• [Exercise requirements]
Reproduce, please, only the lines from the first line below to the line containing "const __grid_constant__ CUtensorMap tmB, EpiTC", inclusive.

• [Exercise input]
────
template <int BN, int PATH, int FUSE>
__global__ void __launch_bounds__(TC_THREADS, 2) conv_tc_kernel(Gather g, FastDiv dWo, FastDiv dHo, const __grid_constant__ CUtensorMap tmA,
                                                             const __grid_constant__ CUtensorMap tmB, EpiTC e, TileSched ts,
                                                             FuseBN fb, int* errflag) {
  using Cfg = ConvCfg<BN, PATH, FUSE>;
  constexpr int STAGES = Cfg::STAGES;
  constexpr int CW = BN >= 32 ? 32 : 16;
  extern __shared__ uint8_t smem_raw[];
  const uint32_t base = (smem_u32(smem_raw) + 1023u) & ~1023u;
  const uint32_t a_base = base;
  const uint32_t b_base = base + STAGES * A_STAGE_BYTES;
  const uint32_t bar_base = b_base + STAGES * Cfg::B_STAGE_BYTES;
  uint8_t* gen_bar = smem_raw + (base - smem_u32(smem_raw)) + STAGES * (A_STAGE_BYTES + Cfg::B_STAGE_BYTES);
  volatile uint32_t* tmem_ptr_slot = reinterpret_cast<volatile uint32_t*>(gen_bar + 8 * (2 * STAGES + 4));
  float* s_stat = reinterpret_cast<float*>(gen_bar + 256);
  float* s_aff = s_stat + 8 * BN;
  constexpr bool affine = FUSE == 3;
  auto full_bar = [&](int s) { return bar_base + 8u * s; };
  auto empty_bar = [&](int s) { return bar_base + 8u * (STAGES + s); };
  auto acc_full_bar = [&](int b) { return bar_base + 8u * (2 * STAGES + b); };
  auto acc_empty_bar = [&](int b) { return bar_base + 8u * (2 * STAGES + 2 + b); };
  const uint32_t recv_bar = bar_base + 8u * (2 * STAGES + 5);

  const int tid = threadIdx.x, warp = warp_index_uniform(), lane = tid & 31;
// ... 21 lines not shown
      mbar_init(empty_bar(s), 1);
    }
    for (int b = 0; b < 2; ++b) {
      mbar_init(acc_full_bar(b), 1);
      mbar_init(acc_empty_bar(b), EPI_THREADS);
    }
    mbar_init(recv_bar, 1);
    fence_barrier_init();
  }
  if (is_epi) {
    for (int i = etid; i < 8 * BN; i += EPI_THREADS) s_stat[i] = 0.f;
  }
  if (warp == 5 && elect_one_sync()) {
    tma_prefetch_desc(&tmB);
    if (PATH == 2) tma_prefetch_desc(&tmA);
    int mt0, nt0, ks0;
    decode_tile(ts, blockIdx.x, mt0, nt0, ks0);
    const int kbp = ks0 * ts.kb_per_split;
    for (int i = 0; i < STAGES && kbp + i < ts.nkb; ++i) tma_prefetch_l2_2d(&tmB, (kbp + i) * TC_BK, nt0 * BN);
  }
  if (FUSE == 2 && is_epi && e.bw_x) {
    int mt0, nt0, ks0;
    decode_tile(ts, blockIdx.x, mt0, nt0, ks0);
    const long long mp = (long long)mt0 * TC_BM + q * 32 + lane;
    if (mp < g.M) {
      for (int b = half * 128; b < BN * 2; b += 256) {
        prefetch_l2(reinterpret_cast<const char*>(e.bw_x + mp * e.bw_ldx + nt0 * BN) + b);
        if (e.bw_relu) prefetch_l2(reinterpret_cast<const char*>(e.bw_act + mp * e.bw_ldact + nt0 * BN) + b);
      }
    }
  }
  if (warp == 4) tmem_alloc(smem_u32((const void*)tmem_ptr_slot), Cfg::TMEM_COLS);
  tc_fence_before();
  __syncthreads();
  tc_fence_after();
  const uint32_t tmem_d = *tmem_ptr_slot;
  if (tid == 0) { TL_STAMP(1) }

  auto flush_stats = [&](int nt) {
    asm volatile("bar.sync 1, 256;" ::: "memory");
    const int n0 = nt * BN;
    if (tid < BN && n0 + tid < e.Cout) {
      const float a = (s_stat[tid] + s_stat[2 * BN + tid]) + (s_stat[4 * BN + tid] + s_stat[6 * BN + tid]);
      const float b = (s_stat[BN + tid] + s_stat[3 * BN + tid]) + (s_stat[5 * BN + tid] + s_stat[7 * BN + tid]);
      if (a != 0.f || b != 0.f) {
        atomicAdd(&e.stats[n0 + tid], (double)a);
        atomicAdd(&e.stats[e.Cout + n0 + tid], (FUSE == 2 && e.bw_x) ? bw_second_sum((double)a, (double)b, e, n0 + tid) : (double)b);
      }
// ... 46 lines not shown
        for (int i = 0; i < 8; ++i) y[i] += __bfloat162float(rb16[i]);
      }
      if (fb.relu) {
#pragma unroll
        for (int i = 0; i < 8; ++i) y[i] = fmaxf(y[i], 0.f);
      }
      uint4 o;
      __nv_bfloat162* o2 = reinterpret_cast<__nv_bfloat162*>(&o);
#pragma unroll
      for (int i = 0; i < 4; ++i) o2[i] = __floats2bfloat162_rn(y[2 * i], y[2 * i + 1]);
      *reinterpret_cast<uint4*>(fb.act + m * fb.ldact + cbase + q * 8) = o;
    }
  };

  if (warp == 5) {
    pdl_enter();
    if (tid == 160) { TL_STAMP(2) }
    if (elect_one_sync()) {
      uint32_t kbg = 0;
      const int sgn = g.mode ? -1 : 1;
      for (int t = blockIdx.x; t < ts.total; t += gridDim.x) {
        int mt, nt, ks;
        decode_tile(ts, t, mt, nt, ks);
        const int kb0 = ks * ts.kb_per_split;
        const int kb1 = min(ts.nkb, kb0 + ts.kb_per_split);
        int w0 = 0, h0 = 0, i0 = 0, tap = 0, c = 0, khi = 0, kwi = 0;
        if (PATH == 2) {
          const int tw = mt % ts.wt;
          const int r2 = mt / ts.wt;
          w0 = tw * ts.bw + ts.off_w;
          h0 = (r2 % ts.ht) * ts.bh + ts.off_h;
          i0 = (r2 / ts.ht) * ts.bn;
          const int k = kb0 * TC_BK;
          tap = k / g.ctot;
          c = k - tap * g.ctot;
          khi = tap / g.kw;
          kwi = tap - khi * g.kw;
        }
        for (int kb = kb0; kb < kb1; ++kb, ++kbg) {
          const int s = kbg % STAGES;
          if (kbg >= STAGES) mbar_wait(empty_bar(s), ((kbg / STAGES) - 1) & 1, errflag);
          mbar_arrive_expect_tx(full_bar(s), Cfg::B_STAGE_BYTES + (PATH == 2 ? A_STAGE_BYTES : 0));
          tma_load_2d(b_base + s * Cfg::B_STAGE_BYTES, &tmB, kb * TC_BK, nt * BN, full_bar(s));
          if (PATH == 2) {
            tma_load_4d(a_base + s * A_STAGE_BYTES, &tmA, c, w0 + sgn * kwi, h0 + sgn * khi, i0, full_bar(s));
            c += TC_BK;
            if (c >= g.ctot) {
              c = 0;
              if (++kwi == g.kw) { kwi = 0; ++khi; }
            }
          }
        }
      }
    }
    __syncwarp();
    if (clus) cluster_sync_relaxed();
  } else if (warp == 4) {
    pdl_enter();
    if (elect_one_sync()) {
      constexpr uint32_t idesc = make_idesc(TC_BM, BN, 0, 0);
      uint32_t kbg = 0, tile_iter = 0;
      for (int t = blockIdx.x; t < ts.total; t += gridDim.x, ++tile_iter) {
        int mt, nt, ks;
        decode_tile(ts, t, mt, nt, ks);
        const int kb0 = ks * ts.kb_per_split;
        const int kb1 = min(ts.nkb, kb0 + ts.kb_per_split);
        const uint32_t abuf = tile_iter & 1;
        if (tile_iter >= 2) {
          mbar_wait(acc_empty_bar(abuf), ((tile_iter >> 1) - 1) & 1, errflag);
          tc_fence_after();
        }
        const uint32_t d_addr = tmem_d + abuf * Cfg::ACC_COLS;
        for (int kb = kb0; kb < kb1; ++kb, ++kbg) {
          const int s = kbg % STAGES;
          mbar_wait(full_bar(s), (kbg / STAGES) & 1, errflag);
          if (kbg == 0) { TL_STAMP(3) }
          tc_fence_after();
          const uint32_t a_addr = a_base + s * A_STAGE_BYTES;
          const uint32_t b_addr = b_base + s * Cfg::B_STAGE_BYTES;
#pragma unroll
          for (int kk = 0; kk < TC_BK / 16; ++kk) {
            uint64_t ad = make_smem_desc(a_addr + kk * 32, 16, 1024);
            uint64_t bd = make_smem_desc(b_addr + kk * 32, 16, 1024);
            umma_f16(d_addr, ad, bd, idesc, (kb > kb0 || kk > 0) ? 1u : 0u);
          }
          umma_commit(empty_bar(s));
        }
        umma_commit(acc_full_bar(abuf));
        TL_STAMP(4)
      }
    }
    __syncwarp();
    if (clus) cluster_sync_relaxed();
  } else {
    const int j = tid & 7;
    const int rb = tid >> 3;
    const uint32_t sw = (uint32_t)((j ^ (rb & 7)) << 4);
    const int sgn = g.mode ? -1 : 1;
    const uint32_t smask = g.mode ? (uint32_t)(g.stride - 1) : 0u;
    const int sshift = g.mode ? g.sshift : 0;
    const int row = q * 32 + lane;
#pragma unroll 1
    for (int pass = 0; pass < 2; ++pass) {
      int pass_v = pass;
      asm volatile("" : "+r"(pass_v));
      const bool live = pass_v != 0;
      if (live) {
        pdl_enter();
        if (tid == 0) { TL_STAMP(2) }
      }
      uint32_t kbg = 0;
      uint32_t tile_iter = 0;
      int cur_nt = -1, cur_aff_nt = -1;
      for (int t = blockIdx.x; t < ts.total; t += gridDim.x, ++tile_iter) {
        int mt, nt, ks;
        decode_tile(ts, t, mt, nt, ks);
        const int m0 = mt * TC_BM, n0 = nt * BN;
        const int kb0 = ks * ts.kb_per_split;
        const int kb1 = min(ts.nkb, kb0 + ts.kb_per_split);

        if (PATH != 2 && warp < 4 && live) {
          int rh[8], rw[8];
          int rn[8];
          const bf16* rp[8];
#pragma unroll
          for (int i = 0; i < 8; ++i) {
            const int m = m0 + rb + 16 * i;
            int n = 0, h0 = -(1 << 28), w0 = 0;
            if (m < g.M) {
              const uint32_t qq = fdiv((uint32_t)m, dWo);
              const int wo = m - (int)qq * g.Wo;
              n = (int)fdiv(qq, dHo);
              const int ho = (int)qq - n * g.Ho;
              if (g.mode == 0) { h0 = ho * g.stride - g.pad; w0 = wo * g.stride - g.pad; }
              else { h0 = ho + g.pad; w0 = wo + g.pad; }
            }
            rh[i] = h0; rw[i] = w0;
            if (PATH == 0) rp[i] = (const bf16*)g.src0 + ((long long)(n * g.Hi + h0) * g.Wi + w0) * g.ld0;
            else rn[i] = n;
          }
          int k = kb0 * TC_BK + j * 8;
          int tap = k / g.ctot;
// ... 31 lines not shown
                if (ts.a_ca) cp_async_16_ca(a_dst + i * (16 * 128), src, ok ? 16u : 0u);
                else cp_async_16(a_dst + i * (16 * 128), src, ok ? 16u : 0u);
              }
            }
            cp_async_mbar_arrive(full_bar(s));
            mbar_arrive(full_bar(s));
            k += TC_BK;
            c += TC_BK;
            while (c >= g.ctot) {
              c -= g.ctot;
              if (++kwi == g.kw) { kwi = 0; ++khi; }
            }
          }
        }

        const uint32_t abuf = tile_iter & 1;
        if (live) {
          mbar_wait(acc_full_bar(abuf), (tile_iter >> 1) & 1, errflag);
          if (tid == 0) { TL_STAMP(5) }
          tc_fence_after();
        }
        const int m = m0 + row;
        const bool row_ok = live && m < g.M;
        if (!clus) {
          if (affine && (cur_aff_nt != nt || !live)) {
            stage_affine(nt, live);
            cur_aff_nt = live ? nt : -1;
          }
          if (live && do_stats && cur_nt != nt) {
            if (cur_nt >= 0) flush_stats(cur_nt);
            cur_nt = nt;
          }
          int on = 0, oh = 0, ow = 0;
          if (e.out_nchw && row_ok) {
            const uint32_t qq = fdiv((uint32_t)m, dWo);
            ow = m - (int)qq * e.Wo;
            on = (int)fdiv(qq, dHo);
            oh = (int)qq - on * e.Ho;
          }
#pragma unroll 1
          for (int cc = half * CW; cc < BN; cc += 2 * CW) {
            uint32_t raw[CW];
            const uint32_t taddr = tmem_d + ((uint32_t)(q * 32) << 16) + abuf * Cfg::ACC_COLS + (uint32_t)cc;
            const bool tstats = do_stats && !(FUSE == 2 && e.bw_x);
            if (tstats) tmem_col_stats<CW>(taddr, live ? g.M - (m0 + q * 32) : 0, s_stat + q * 2 * BN + cc, s_stat + q * 2 * BN + BN + cc, lane);
            if (CW == 32) tmem_ld32(taddr, raw); else tmem_ld16(taddr, raw);
            tmem_ld_wait();
            float f[CW];
#pragma unroll
            for (int i = 0; i < CW; ++i) f[i] = __uint_as_float(raw[i]);
            epilogue_chunk<CW, FUSE == 2>(f, e, (long long)m, row_ok, n0 + cc, on, oh, ow, do_stats && !tstats, s_stat + q * 2 * BN + cc,
                                          s_stat + q * 2 * BN + BN + cc, lane, affine ? s_aff + cc : nullptr, BN);
            if (tid == 0 && cc == 0) { TL_STAMP(8) }
          }
          if (tid == 0) { TL_STAMP(9) }
          if (FUSE == 1 && live) {
            flush_stats(nt);
            cur_nt = -1;
            fuse_finalize(nt, mt == 0);
#pragma unroll 1
            for (int cc = half * CW; cc < BN; cc += 2 * CW) {
              uint32_t raw[CW];
              const uint32_t taddr = tmem_d + ((uint32_t)(q * 32) << 16) + abuf * Cfg::ACC_COLS + (uint32_t)cc;
              if (CW == 32) tmem_ld32(taddr, raw); else tmem_ld16(taddr, raw);
              tmem_ld_wait();
              float f[CW];
#pragma unroll
              for (int i = 0; i < CW; ++i) f[i] = __uint_as_float(raw[i]);
              fuse_apply(f, CW, (long long)m, row_ok, nt, cc);
            }
          }
          if (live) {
            tc_fence_before();
            mbar_arrive(acc_empty_bar(abuf));
          }
        } else {
          const int KS = ts.KS, SL = BN / KS, sl4 = SL >> 2;
          const uint32_t rank = cluster_ctarank();
          const uint32_t recv = a_base;
          if (live) {
            if (etid == 0) mbar_arrive_expect_tx(recv_bar, (uint32_t)(TC_BM * BN * 4));
            tc_fence_before();
            cluster_sync_relaxed();
            tc_fence_after();
            if (tid == 0) { TL_STAMP(11) }
          }
#pragma unroll 1
          for (int cc = half * CW; cc < BN; cc += 2 * CW) {
            uint32_t raw[CW];
            const uint32_t taddr = tmem_d + ((uint32_t)(q * 32) << 16) + (uint32_t)cc;
            if (CW == 32) tmem_ld32(taddr, raw); else tmem_ld16(taddr, raw);
            tmem_ld_wait();
#pragma unroll
            for (int q4 = 0; q4 < CW / 4; ++q4) {
              const int col = cc + 4 * q4;
              const int owner = col / SL, within = col - owner * SL;
              const uint32_t la = recv + (uint32_t)((((int)rank * sl4 + (within >> 2)) * 128 + row) * 16);
              const uint32_t ra = mapa_shared(la, (uint32_t)owner);
              if (live) st_async_f4(ra, raw[4 * q4], raw[4 * q4 + 1], raw[4 * q4 + 2], raw[4 * q4 + 3], mapa_shared(recv_bar, (uint32_t)owner));
            }
          }
          if (live) {
            if (tid == 0) { TL_STAMP(12) }
            mbar_wait(recv_bar, 0, errflag);
            if (tid == 0) { TL_STAMP(13) }
          }
          if (affine) stage_affine(nt, live);
          const int cslice = (int)rank * SL;
#pragma unroll 1
          for (int ch = half * 16; ch < SL; ch += 32) {
            float f[16];
#pragma unroll
            for (int c4 = 0; c4 < 4; ++c4) {
              float4 a = make_float4(0.f, 0.f, 0.f, 0.f);
              for (int r = 0; r < KS; ++r) {
                const float4 v = ld_shared_f4(recv + (uint32_t)(((r * sl4 + (ch >> 2) + c4) * 128 + row) * 16));
                a.x += v.x; a.y += v.y; a.z += v.z; a.w += v.w;
              }
              f[4 * c4] = a.x; f[4 * c4 + 1] = a.y; f[4 * c4 + 2] = a.z; f[4 * c4 + 3] = a.w;
            }
            const int ct = cslice + ch;
            const bool tstats = do_stats && !(FUSE == 2 && e.bw_x);
            if (tstats) {
              const uint32_t taddr = tmem_d + ((uint32_t)(q * 32) << 16) + (uint32_t)ct;
              if (live) tmem_st16(taddr, f);
              __syncwarp();
              tmem_col_stats<16>(taddr, live ? g.M - (m0 + q * 32) : 0, s_stat + q * 2 * BN + ct, s_stat + q * 2 * BN + BN + ct, lane);
            }
            epilogue_chunk<16, FUSE == 2>(f, e, (long long)m, row_ok, nt * BN + ct, 0, 0, 0, do_stats && !tstats, s_stat + q * 2 * BN + ct,
                                          s_stat + q * 2 * BN + BN + ct, lane, affine ? s_aff + ct : nullptr, BN);
          }
          if (tid == 0) { TL_STAMP(14) }
          if (live && do_stats) flush_stats(nt);
          if (tid == 0) { TL_STAMP(15) }
          if (FUSE == 1 && live) {
            fuse_finalize(nt, mt == 0 && rank == 0);
#pragma unroll 1
            for (int ch = half * 16; ch < SL; ch += 32) {
              float f[16];
#pragma unroll
              for (int c4 = 0; c4 < 4; ++c4) {
                float4 a = make_float4(0.f, 0.f, 0.f, 0.f);
                for (int r = 0; r < KS; ++r) {
                  const float4 v = ld_shared_f4(recv + (uint32_t)(((r * sl4 + (ch >> 2) + c4) * 128 + row) * 16));
                  a.x += v.x; a.y += v.y; a.z += v.z; a.w += v.w;
                }
                f[4 * c4] = a.x; f[4 * c4 + 1] = a.y; f[4 * c4 + 2] = a.z; f[4 * c4 + 3] = a.w;
              }
              fuse_apply(f, 16, (long long)m, row_ok, nt, cslice + ch);
            }
          }
        }
// ... 5 lines not shown
  }

  if (tid == 0) { TL_STAMP(6) }
  tc_fence_before();
  __syncthreads();
  if (warp == 4) tmem_dealloc(tmem_d, Cfg::TMEM_COLS);
  if (tid == 128) { TL_STAMP(7) }
}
────
• [Answer to the exercise]
template <int BN, int PATH, int FUSE>
__global__ void __launch_bounds__(TC_THREADS, 2) conv_tc_kernel(Gather g, FastDiv dWo, FastDiv dHo, const __grid_constant__ CUtensorMap tmA,
                                                             const __grid_constant__ CUtensorMap tmB, EpiTC e, TileSched ts,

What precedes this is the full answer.